diff --git a/safe_exploration_amd/csrc/sx_gp.hpp b/safe_exploration_amd/csrc/sx_gp.hpp
--- a/safe_exploration_amd/csrc/sx_gp.hpp
+++ b/safe_exploration_amd/csrc/sx_gp.hpp
@@ -14,6 +14,39 @@
 }
 __host__ __device__ inline int64_t a_pack_doubles(int n_s, int n_pad) { return w_pack_doubles(n_s, n_pad); }
 __host__ __device__ inline int gp_n_pad(int n_train, int d_in) { return (n_train + 1 + d_in + 15) / 16 * 16; }
+__host__ __device__ inline int gp_row_shift(int n_train, int d_in) {
+    return (gp_n_pad(n_train, d_in) - (n_train + 1 + d_in)) & ~3;
+}
+__host__ __device__ inline int gp_pos_row(int p, int s, int n_train, int d_in) {
+    const int row = p < 16 ? (p < 16 - s ? p : -1) : p - s;
+    return row > n_train + d_in ? -1 : row;
+}
+__host__ __device__ inline int gp_block_chunks(int n_train, int d_in, int rb) {
+    const int own = 4 * (rb + 1) - gp_row_shift(n_train, d_in) / 4, cap = (n_train + 3) / 4;
+    return own < cap ? own : cap;
+}
+template <int D, int NRB>
+__device__ __forceinline__ bool gp_chunk_needed(int rb, int c, int s4, int cap) {
+    static_assert(D <= 11, "see the bounds above");
+#ifdef SX_NO_CHUNK_SKIP
+    return true;
+#endif
+#ifdef SX_CHUNK_FIXED_S4
+    s4 = SX_CHUNK_FIXED_S4;
+    cap = SX_CHUNK_FIXED_CAP;
+    if (rb < NRB - 1) return s4 < 4 * (rb + 1) - c;
+    return c < cap;
+#endif
+    if (rb < NRB - 1) {
+        const int m = 4 * (rb + 1) - c;
+        if (m > 3) return true;
+        asm volatile("" : "+s"(s4));
+        return s4 < m;
+    }
+    if (c == 0 || c < 4 * NRB - (D + 16) / 4) return true;
+    asm volatile("" : "+s"(cap));
+    return c < cap;
+}
 
 __device__ __forceinline__ int frag_index(int c, int k) {
     return (((k >> 3) * 64 + ((k & 3) << 4) + c) << 1) + ((k >> 2) & 1);
@@ -451,14 +484,16 @@
             const int d = cur.z & 255;
             double s;
             if (cur.w & kStageExtra) {
-                const int row0 = (cur.z >> 8) * 16 + (lane >> 4);
+                const int pos0 = (cur.z >> 8) * 16 + (lane >> 4);
+                const int shift = gp_row_shift(gc.n_train, D);
                 s = 0.0;
 #pragma unroll
                 for (int r = 0; r < 4; ++r) {
-                    const int row = row0 + 4 * r;
+                    const int row = gp_pos_row(pos0 + 4 * r, shift, gc.n_train, D);
+                    if (row < 0) continue;
                     if (row < gc.n_train)
                         s = fma(acc[r], acc[r], s);
-                    else if (row - gc.n_train <= D)
+                    else
                         lds.mj[d * 256 + (row - gc.n_train) * 16 + (lane & 15)] = acc[r];
                 }
             } else {
diff --git a/safe_exploration_amd/csrc/sx_gp_fit.hip b/safe_exploration_amd/csrc/sx_gp_fit.hip
--- a/safe_exploration_amd/csrc/sx_gp_fit.hip
+++ b/safe_exploration_amd/csrc/sx_gp_fit.hip
@@ -85,6 +85,16 @@
     if (a_doubles) *a_doubles = sx::a_pack_doubles(n_s, n_pad);
     if (tab_ints) *tab_ints = sx::gp_stage_tab_ints(n_s, n_pad, SX_WAVES);
     return SX_OK;
+}
+
+int sx_gp_row_shift(int n_train, int d_in) {
+    if (n_train < 1 || d_in < 1 || d_in > SX_MAX_D) return -1;
+    return sx::gp_row_shift(n_train, d_in);
+}
+
+int sx_gp_block_chunks(int n_train, int d_in, int rb) {
+    if (n_train < 1 || d_in < 1 || d_in > SX_MAX_D || rb < 0 || rb >= sx::gp_n_pad(n_train, d_in) / 16) return -1;
+    return sx::gp_block_chunks(n_train, d_in, rb);
 }
 
 int sx_gp_fit(const sx_gp_model* model, const double* y_train, double* work, double* linv, double* alpha,
diff --git a/safe_exploration_amd/csrc/sx_rollout_rh.hpp b/safe_exploration_amd/csrc/sx_rollout_rh.hpp
--- a/safe_exploration_amd/csrc/sx_rollout_rh.hpp
+++ b/safe_exploration_amd/csrc/sx_rollout_rh.hpp
@@ -234,6 +234,7 @@
     double ssq[NS];
 #pragma unroll
     for (int d = 0; d < NS; ++d) ssq[d] = 0.0;
+    const int shift = gp_row_shift(gc.n_train, D), s4 = shift >> 2, cap = (gc.n_train + 3) >> 2;
     static_for<0, prog.n>([&](auto ktag) {
         constexpr RhOp op = prog.ops[decltype(ktag)::value];
         if constexpr (op.kind == kRhLoadB) {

━━━━━━━━━━━━━━━━━━━━━━━━━━━━━━

Give the listing once more, unchanged in every line.

diff --git a/safe_exploration_amd/csrc/sx_gp.hpp b/safe_exploration_amd/csrc/sx_gp.hpp
--- a/safe_exploration_amd/csrc/sx_gp.hpp
+++ b/safe_exploration_amd/csrc/sx_gp.hpp
@@ -14,6 +14,39 @@
 }
 __host__ __device__ inline int64_t a_pack_doubles(int n_s, int n_pad) { return w_pack_doubles(n_s, n_pad); }
 __host__ __device__ inline int gp_n_pad(int n_train, int d_in) { return (n_train + 1 + d_in + 15) / 16 * 16; }
+__host__ __device__ inline int gp_row_shift(int n_train, int d_in) {
+    return (gp_n_pad(n_train, d_in) - (n_train + 1 + d_in)) & ~3;
+}
+__host__ __device__ inline int gp_pos_row(int p, int s, int n_train, int d_in) {
+    const int row = p < 16 ? (p < 16 - s ? p : -1) : p - s;
+    return row > n_train + d_in ? -1 : row;
+}
+__host__ __device__ inline int gp_block_chunks(int n_train, int d_in, int rb) {
+    const int own = 4 * (rb + 1) - gp_row_shift(n_train, d_in) / 4, cap = (n_train + 3) / 4;
+    return own < cap ? own : cap;
+}
+template <int D, int NRB>
+__device__ __forceinline__ bool gp_chunk_needed(int rb, int c, int s4, int cap) {
+    static_assert(D <= 11, "see the bounds above");
+#ifdef SX_NO_CHUNK_SKIP
+    return true;
+#endif
+#ifdef SX_CHUNK_FIXED_S4
+    s4 = SX_CHUNK_FIXED_S4;
+    cap = SX_CHUNK_FIXED_CAP;
+    if (rb < NRB - 1) return s4 < 4 * (rb + 1) - c;
+    return c < cap;
+#endif
+    if (rb < NRB - 1) {
+        const int m = 4 * (rb + 1) - c;
+        if (m > 3) return true;
+        asm volatile("" : "+s"(s4));
+        return s4 < m;
+    }
+    if (c == 0 || c < 4 * NRB - (D + 16) / 4) return true;
+    asm volatile("" : "+s"(cap));
+    return c < cap;
+}
 
 __device__ __forceinline__ int frag_index(int c, int k) {
     return (((k >> 3) * 64 + ((k & 3) << 4) + c) << 1) + ((k >> 2) & 1);
@@ -451,14 +484,16 @@
             const int d = cur.z & 255;
             double s;
             if (cur.w & kStageExtra) {
-                const int row0 = (cur.z >> 8) * 16 + (lane >> 4);
+                const int pos0 = (cur.z >> 8) * 16 + (lane >> 4);
+                const int shift = gp_row_shift(gc.n_train, D);
                 s = 0.0;
 #pragma unroll
                 for (int r = 0; r < 4; ++r) {
-                    const int row = row0 + 4 * r;
+                    const int row = gp_pos_row(pos0 + 4 * r, shift, gc.n_train, D);
+                    if (row < 0) continue;
                     if (row < gc.n_train)
                         s = fma(acc[r], acc[r], s);
-                    else if (row - gc.n_train <= D)
+                    else
                         lds.mj[d * 256 + (row - gc.n_train) * 16 + (lane & 15)] = acc[r];
                 }
             } else {
diff --git a/safe_exploration_amd/csrc/sx_gp_fit.hip b/safe_exploration_amd/csrc/sx_gp_fit.hip
--- a/safe_exploration_amd/csrc/sx_gp_fit.hip
+++ b/safe_exploration_amd/csrc/sx_gp_fit.hip
@@ -85,6 +85,16 @@
     if (a_doubles) *a_doubles = sx::a_pack_doubles(n_s, n_pad);
     if (tab_ints) *tab_ints = sx::gp_stage_tab_ints(n_s, n_pad, SX_WAVES);
     return SX_OK;
+}
+
+int sx_gp_row_shift(int n_train, int d_in) {
+    if (n_train < 1 || d_in < 1 || d_in > SX_MAX_D) return -1;
+    return sx::gp_row_shift(n_train, d_in);
+}
+
+int sx_gp_block_chunks(int n_train, int d_in, int rb) {
+    if (n_train < 1 || d_in < 1 || d_in > SX_MAX_D || rb < 0 || rb >= sx::gp_n_pad(n_train, d_in) / 16) return -1;
+    return sx::gp_block_chunks(n_train, d_in, rb);
 }
 
 int sx_gp_fit(const sx_gp_model* model, const double* y_train, double* work, double* linv, double* alpha,
diff --git a/safe_exploration_amd/csrc/sx_rollout_rh.hpp b/safe_exploration_amd/csrc/sx_rollout_rh.hpp
--- a/safe_exploration_amd/csrc/sx_rollout_rh.hpp
+++ b/safe_exploration_amd/csrc/sx_rollout_rh.hpp
@@ -234,6 +234,7 @@
     double ssq[NS];
 #pragma unroll
     for (int d = 0; d < NS; ++d) ssq[d] = 0.0;
+    const int shift = gp_row_shift(gc.n_train, D), s4 = shift >> 2, cap = (gc.n_train + 3) >> 2;
     static_for<0, prog.n>([&](auto ktag) {
         constexpr RhOp op = prog.ops[decltype(ktag)::value];
         if constexpr (op.kind == kRhLoadB) {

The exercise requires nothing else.